[Dataset entries]
template <bool AL, class EM, bool AL8 = false, bool ANY = false>
__device__ __forceinline__ u32 open_segment(const uint8_t *__restrict__ in, u32 size, const u32 key[8], u32 n0, u32 n1, u32 b0,
                            u32 b1, u32 *__restrict__ rec, u32 &flags_out, EM &em)
{
    const u32 ina = ANY ? (u32)(uintptr_t)in & 3u : 0u;
    const uint8_t *in4 = in - ina;
    auto ldf = [&](const uint8_t *p) -> V4 {
        if constexpr (ANY) {
            const uint8_t *q = in4 + (p - in);
            const uint4 r = *reinterpret_cast<const u4_a4 *>(q);
            const u32 r4 = ina ? *reinterpret_cast<const u32 *>(q + 16) : 0u;
            return V4{funnel(r.y, r.x, ina), funnel(r.z, r.y, ina), funnel(r.w, r.z, ina), funnel(r4, r.w, ina)};
        } else if constexpr (AL8) {
            return ld16f_8(p);
        } else {
            return ld16f<AL>(p);
        }
    };
    auto ldp = [&](const uint8_t *p, u64 avail) -> V4 {
        if constexpr (ANY)
            return avail >= 16u ? ldf(p) : ld16<false>(p, avail);
        else if constexpr (AL8)
            return ld16_8(p, avail);
        else
            return ld16<AL>(p, avail);
    };
    const OpenSeg g = open_seg_geom(size, b0, b1);
    const u32 mlen = size;
    const u32 nfull = mlen >> 6;
    u32 x[16], X[16], K[8];
    salsa20_block(x, key, n0, n1, 0u, 0u);
    Poly P;
    poly_init(P, x[0], x[1], x[2], x[3], x[4], x[5], x[6], x[7]);
    u32 mpoly = 0;
    if (b0 == 0) {
        V4 a = ldp(in + 32, size > 32 ? size - 32u : 0);
        V4 b = ldp(in + 48, size > 48 ? size - 48u : 0);
        const u32 nb = (mlen < 64u ? mlen : 64u) - 32u;
        if (nb >= 16u) {
            poly_block(P, a.x, a.y, a.z, a.w, 1u);
            mpoly++;
            if (nb >= 32u) {
                poly_block(P, b.x, b.y, b.z, b.w, 1u);
                mpoly++;
            } else if (nb > 16u) {
                poly_block_partial(P, b.x, b.y, b.z, b.w, nb - 16u);
                mpoly++;
            }
        } else if (nb > 0u) {
            poly_block_partial(P, a.x, a.y, a.z, a.w, nb);
            mpoly++;
        }
        K[0] = a.x ^ x[8]; K[1] = a.y ^ x[9]; K[2] = a.z ^ x[10]; K[3] = a.w ^ x[11];
        K[4] = b.x ^ x[12]; K[5] = b.y ^ x[13]; K[6] = b.z ^ x[14]; K[7] = b.w ^ x[15];
        flags_out = K[0] & 0xffu;
    } else {
        salsa20_block(X, key, n0, n1, g.cb, 0u);
        const uint8_t *src = in + 64u * g.cb + 32u;
        V4 a = ldf(src), b = ldf(src + 16);
        K[0] = a.x ^ X[8]; K[1] = a.y ^ X[9]; K[2] = a.z ^ X[10]; K[3] = a.w ^ X[11];
        K[4] = b.x ^ X[12]; K[5] = b.y ^ X[13]; K[6] = b.z ^ X[14]; K[7] = b.w ^ X[15];
    }
    for (u32 q = 0; q < g.ce - g.cb; q++) {
        const u32 blk = g.cb + q + 1u;
        if (blk < g.nblk) {
            const uint8_t *src = in + 64u * blk;
            V4 q0, q1, q2, q3;
            const bool full = blk < nfull;
            if (full) {
                q0 = ldf(src); q1 = ldf(src + 16); q2 = ldf(src + 32); q3 = ldf(src + 48);
            } else {
                const u32 o = 64u * blk;
                q0 = ldp(src, size - o);
                q1 = ldp(src + 16, o + 16u < size ? size - o - 16u : 0);
                q2 = ldp(src + 32, o + 32u < size ? size - o - 32u : 0);
                q3 = ldp(src + 48, o + 48u < size ? size - o - 48u : 0);
            }
            u32 C[16] = {q0.x, q0.y, q0.z, q0.w, q1.x, q1.y, q1.z, q1.w,
                         q2.x, q2.y, q2.z, q2.w, q3.x, q3.y, q3.z, q3.w};
            salsa20_block(x, key, n0, n1, blk, 0u);
            if (full) {
                poly_block(P, C[0], C[1], C[2], C[3], 1u);
                poly_block(P, C[4], C[5], C[6], C[7], 1u);
                poly_block(P, C[8], C[9], C[10], C[11], 1u);
                poly_block(P, C[12], C[13], C[14], C[15], 1u);
                mpoly += 4;
            } else {
                const u32 tailv = mlen - 64u * blk;
#pragma unroll
                for (int j = 0; j < 4; j++) {
                    const u32 s = 16u * j;
                    if (s < tailv) {
                        const u32 nb = tailv - s;
                        if (nb >= 16)
                            poly_block(P, C[4 * j], C[4 * j + 1], C[4 * j + 2], C[4 * j + 3], 1u);
                        else
                            poly_block_partial(P, C[4 * j], C[4 * j + 1], C[4 * j + 2], C[4 * j + 3], nb);
                        mpoly++;
                    }
                }
            }
#pragma unroll
            for (int k = 0; k < 16; k++)
                X[k] = C[k] ^ x[k];
        } else {
#pragma unroll
            for (int k = 0; k < 16; k++)
                X[k] = 0u;
        }
        u32 O[16];
        u32 E[17] = {K[0], K[1], K[2], K[3], K[4], K[5], K[6], K[7], X[0], X[1], X[2], X[3], X[4], X[5], X[6], X[7],
                     X[8]};
#pragma unroll
        for (int t = 0; t < 16; t++)
            O[t] = funnel(E[t + 1], E[t], 1);
        em.emit(q, O);
#pragma unroll
        for (int k = 0; k < 8; k++)
            K[k] = X[8 + k];
    }
    bool bad = false;
    if (!rec) {
        u32 tag[4];
        poly_finish(P, tag);
        V4 tin = ld16<AL>(in + 16, size - 16u);
        bad = ((tag[0] ^ tin.x) | (tag[1] ^ tin.y) | (tag[2] ^ tin.z) | (tag[3] ^ tin.w)) != 0;
    }
    em.close(bad);
    if (!rec)
        return bad ? CZ_STATUS_CRYPTO : CZ_STATUS_OK;
    rec[0] = P.h0; rec[1] = P.h1; rec[2] = P.h2; rec[3] = P.h3; rec[4] = P.h4; rec[5] = mpoly;
    if (b0 == 0) {
        rec[6] = flags_out;
        rec[8] = P.r0; rec[9] = P.r1; rec[10] = P.r2; rec[11] = P.r3;
        rec[12] = P.p0; rec[13] = P.p1; rec[14] = P.p2; rec[15] = P.p3;
    }
    return CZ_STATUS_OK;
}

__device__ __forceinline__ void combine_tag(const u32 *__restrict__ R0, u32 nseg, u32 tag[4])
{
    const F26 r = f26_from32(R0[8], R0[9], R0[10], R0[11], 0u);
    F26 H = f26_from32(R0[0], R0[1], R0[2], R0[3], R0[4]);
    if (nseg > 1u) {
        const u32 *RL = R0 + 16u * (nseg - 1u);
        const u32 m_last = RL[5];
        const u32 m_mid = nseg > 2u ? R0[16 + 5] : m_last;
        const F26 hl = f26_from32(RL[0], RL[1], RL[2], RL[3], RL[4]);
        F26 hn = nseg > 2u ? f26_from32(R0[16], R0[17], R0[18], R0[19], R0[20]) : hl;
        F26 base = r, pm = {{1u, 0u, 0u, 0u, 0u}}, pl = pm;
        for (u32 bit = 0; __builtin_amdgcn_ballot_w64(((m_mid | m_last) >> bit) != 0u) != 0; bit++) {
            if (bit)
                base = f26_mul(base, base);
            if ((m_mid >> bit) & 1u)
                pm = f26_mul(pm, base);
            if ((m_last >> bit) & 1u)
                pl = f26_mul(pl, base);
        }
        for (u32 s = 1; s + 1u < nseg; s++) {
            const u32 *R = R0 + 16u * s;
            const F26 h = hn;
            const u32 m = R[5];
            if (s + 2u < nseg)
                hn = f26_from32(R[16], R[17], R[18], R[19], R[20]);
            F26 pw = pm;
            if (m != m_mid)
                pw = f26_pow(r, m);
            H = f26_add(f26_mul(H, pw), h);
        }
        H = f26_add(f26_mul(H, pl), hl);
    }
    Poly Q;
    if (nseg > 1u) {
        f26_to32(H, Q.h0, Q.h1, Q.h2, Q.h3, Q.h4);
    } else {
        Q.h0 = R0[0]; Q.h1 = R0[1]; Q.h2 = R0[2]; Q.h3 = R0[3]; Q.h4 = R0[4];
    }
    Q.p0 = R0[12]; Q.p1 = R0[13]; Q.p2 = R0[14]; Q.p3 = R0[15];
    poly_finish(Q, tag);
}


template <int ST, bool PAIR, int MODE, int INA>
__device__ __forceinline__ void seal_uniform_body(const uint8_t *__restrict__ in, uint64_t in_stride,
                                                  uint8_t *__restrict__ out, uint64_t out_stride, uint32_t count,
                                                  uint32_t len, const uint8_t *__restrict__ subkey, uint64_t counter0,
                                                  const uint8_t *__restrict__ flags8, int allow_un0)
{
    extern __shared__ uint4 smem[];
    uint32_t i = blockIdx.x * BLOCK + threadIdx.x;
    if constexpr (ST == ST_SHIFT) {
        if (blockIdx.x * BLOCK + BLOCK <= count)
            i = blockIdx.x * BLOCK + class_permute(((uintptr_t)(out + (uint64_t)i * out_stride) & 64u) != 0,
                                                   reinterpret_cast<u32 *>(smem));
    }
    const uint32_t wave_first = (blockIdx.x * BLOCK + threadIdx.x) & ~63u;
    if (wave_first >= count)
        return;
    u32 key[8];
    load_key(subkey, key);
    const bool full_wave = wave_first + 64u <= count;
    const uint8_t *src = in + (uint64_t)i * in_stride;
    uint8_t *dst = out + (uint64_t)i * out_stride;
    const u32 mlen = len + 33u;
    const bool un0 = allow_un0 && wave_uniform((u32)((counter0 + i) >> 32));
    if (ST != ST_DIRECT && full_wave) {
        const u32 fl = (MODE == MODE_ZMQ && flags8) ? flags8[i] : 0u;
        const u32 lane = threadIdx.x & 63u;
        if constexpr (ST == ST_LINES) {
            using EmL = EmitLinesSeal;
            EmL em{smem + (threadIdx.x >> 6) * (LINE_LDS_BYTES / 16), out + (uint64_t)wave_first * out_stride,
                   dst, out_stride, lane, mlen, 0u, true,
                   smem + (WAVES * LINE_LDS_BYTES + (threadIdx.x >> 6) * HOLD_LDS_BYTES) / 16};
            if (un0)
                seal_frame<MODE, true, EmL, PAIR, true, true, INA>(src, len, fl, counter0 + i, key, em);
            else
                seal_frame<MODE, true, EmL, PAIR, false, true, INA>(src, len, fl, counter0 + i, key, em);
        } else if constexpr (ST == ST_SHIFT) {
            EmitShiftLinesUniSeal em{reinterpret_cast<uint8_t *>(smem) + (threadIdx.x >> 6) * SHIFT_LDS_BYTES, dst, lane,
                                 mlen, 0u, 0u};
            em.init(true, true);
            em.init_uniform(i - blockIdx.x * BLOCK, (u32)out_stride, out + (uint64_t)blockIdx.x * BLOCK * out_stride);
            const bool b2b = out_stride == (uint64_t)mlen && (mlen & 63u) != 0u;
            em.init_ext(b2b && i > 0u, b2b && i + 1u < count);
            if (un0 && !em.mixed) {
                if (__builtin_amdgcn_readfirstlane((((u32)(uintptr_t)dst & 64u) == 0u) ? 1u : 0u)) {
                    EmitShiftLinesUniClassSeal<1> ec{em};
                    seal_frame<MODE, true, EmitShiftLinesUniClassSeal<1>, PAIR, true, true, INA>(src, len, fl,
                                                                                               counter0 + i, key, ec);
                } else {
                    EmitShiftLinesUniClassSeal<0> ec{em};
                    seal_frame<MODE, true, EmitShiftLinesUniClassSeal<0>, PAIR, true, true, INA>(src, len, fl,
                                                                                               counter0 + i, key, ec);
                }
            } else if (un0)
                seal_frame<MODE, true, EmitShiftLinesUniSeal, PAIR, true, true, INA>(src, len, fl, counter0 + i, key, em);
            else
                seal_frame<MODE, true, EmitShiftLinesUniSeal, PAIR, false, true, INA>(src, len, fl, counter0 + i, key, em);
        } else {
            const u32 st = (u32)out_stride;
            EmitRegionSeal em{smem + (threadIdx.x >> 6) * ((64u * st) >> 4), out + (uint64_t)wave_first * out_stride, st,
                          lane, mlen};
            if (un0)
                seal_frame<MODE, true, EmitRegionSeal, PAIR, true, true, INA>(src, len, fl, counter0 + i, key, em);
            else
                seal_frame<MODE, true, EmitRegionSeal, PAIR, false, true, INA>(src, len, fl, counter0 + i, key, em);
        }
        return;
    }
    if (i >= count)
        return;
    const u32 fl = (MODE == MODE_ZMQ && flags8) ? flags8[i] : 0u;
    if (aligned16(src, dst)) {
        EmitDirect<true> em{dst, mlen};
        seal_frame<MODE, true, EmitDirect<true>, PAIR>(src, len, fl, counter0 + i, key, em);
    } else if ((((uintptr_t)src) & 15u) == 0) {
        EmitDirect<false> em{dst, mlen};
        seal_frame<MODE, true, EmitDirect<false>, PAIR>(src, len, fl, counter0 + i, key, em);
    } else {
        EmitDirect<false> em{dst, mlen};
        seal_frame<MODE, false>(src, len, fl, counter0 + i, key, em);
    }
    if constexpr (ST == ST_LINES || ST == ST_REGION)
        if (out_stride > mlen)
            zero_bytes(dst + mlen, (u32)(out_stride - mlen));
}

#ifdef CZ_DIAG_CLOCK
constexpr u32 DIAG_CLOCK_WAVES = 1u << 16;
static __device__ uint64_t g_diag_clock[DIAG_CLOCK_WAVES * 4u];
#define CZ_DIAG_CLOCK_BEGIN                                                                                   \
    const uint64_t dc_t0 = __builtin_amdgcn_s_memtime(), dc_r0 = __builtin_amdgcn_s_memrealtime();
#define CZ_DIAG_CLOCK_END                                                                                     \
    {                                                                                                         \
        const uint64_t dc_t1 = __builtin_amdgcn_s_memtime(), dc_r1 = __builtin_amdgcn_s_memrealtime();       \
        const u32 w = blockIdx.x * WAVES + (threadIdx.x >> 6);                                                \
        if ((threadIdx.x & 63u) == 0u && w < DIAG_CLOCK_WAVES) {                                              \
            volatile uint64_t *g = g_diag_clock + 4u * w;                                                     \
            g[0] = dc_t0; g[1] = dc_r0; g[2] = dc_t1; g[3] = dc_r1;                                           \
        }                                                                                                     \
    }
#else
#define CZ_DIAG_CLOCK_BEGIN
#define CZ_DIAG_CLOCK_END
#endif

template <int ST, bool PAIR, int MODE = MODE_ZMQ>
__global__ __launch_bounds__(BLOCK) CZ_OCC CZ_OPEN_UNI_OCC void k_seal_uniform(const uint8_t *__restrict__ in, uint64_t in_stride,
                                                         uint8_t *__restrict__ out, uint64_t out_stride,
                                                         uint32_t count, uint32_t len,
                                                         const uint8_t *__restrict__ subkey, uint64_t counter0,
                                                         const uint8_t *__restrict__ flags8, int allow_un0)
{
    CZ_DIAG_CLOCK_BEGIN
    seal_uniform_body<ST, PAIR, MODE, 16>(in, in_stride, out, out_stride, count, len, subkey, counter0, flags8,
                                          allow_un0);
    CZ_DIAG_CLOCK_END
}

template <int ST, bool PAIR, int INA>
__global__ __launch_bounds__(BLOCK) CZ_OCC CZ_OPEN_UNI_OCC void k_seal_uniform_ina(
    const uint8_t *__restrict__ in, uint64_t in_stride, uint8_t *__restrict__ out, uint64_t out_stride, uint32_t count,
    uint32_t len, const uint8_t *__restrict__ subkey, uint64_t counter0, const uint8_t *__restrict__ flags8,
    int allow_un0)
{
    seal_uniform_body<ST, PAIR, MODE_ZMQ, INA>(in, in_stride, out, out_stride, count, len, subkey, counter0, flags8,
                                               allow_un0);
}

• **Exercise objective**: Throughout the records above, find the lines in which the word "bool" appears and return them.

• **Expected output**:
template <bool AL, class EM, bool AL8 = false, bool ANY = false>
            const bool full = blk < nfull;
    bool bad = false;
template <int ST, bool PAIR, int MODE, int INA>
    const bool full_wave = wave_first + 64u <= count;
    const bool un0 = allow_un0 && wave_uniform((u32)((counter0 + i) >> 32));
            const bool b2b = out_stride == (uint64_t)mlen && (mlen & 63u) != 0u;
template <int ST, bool PAIR, int MODE = MODE_ZMQ>
template <int ST, bool PAIR, int INA>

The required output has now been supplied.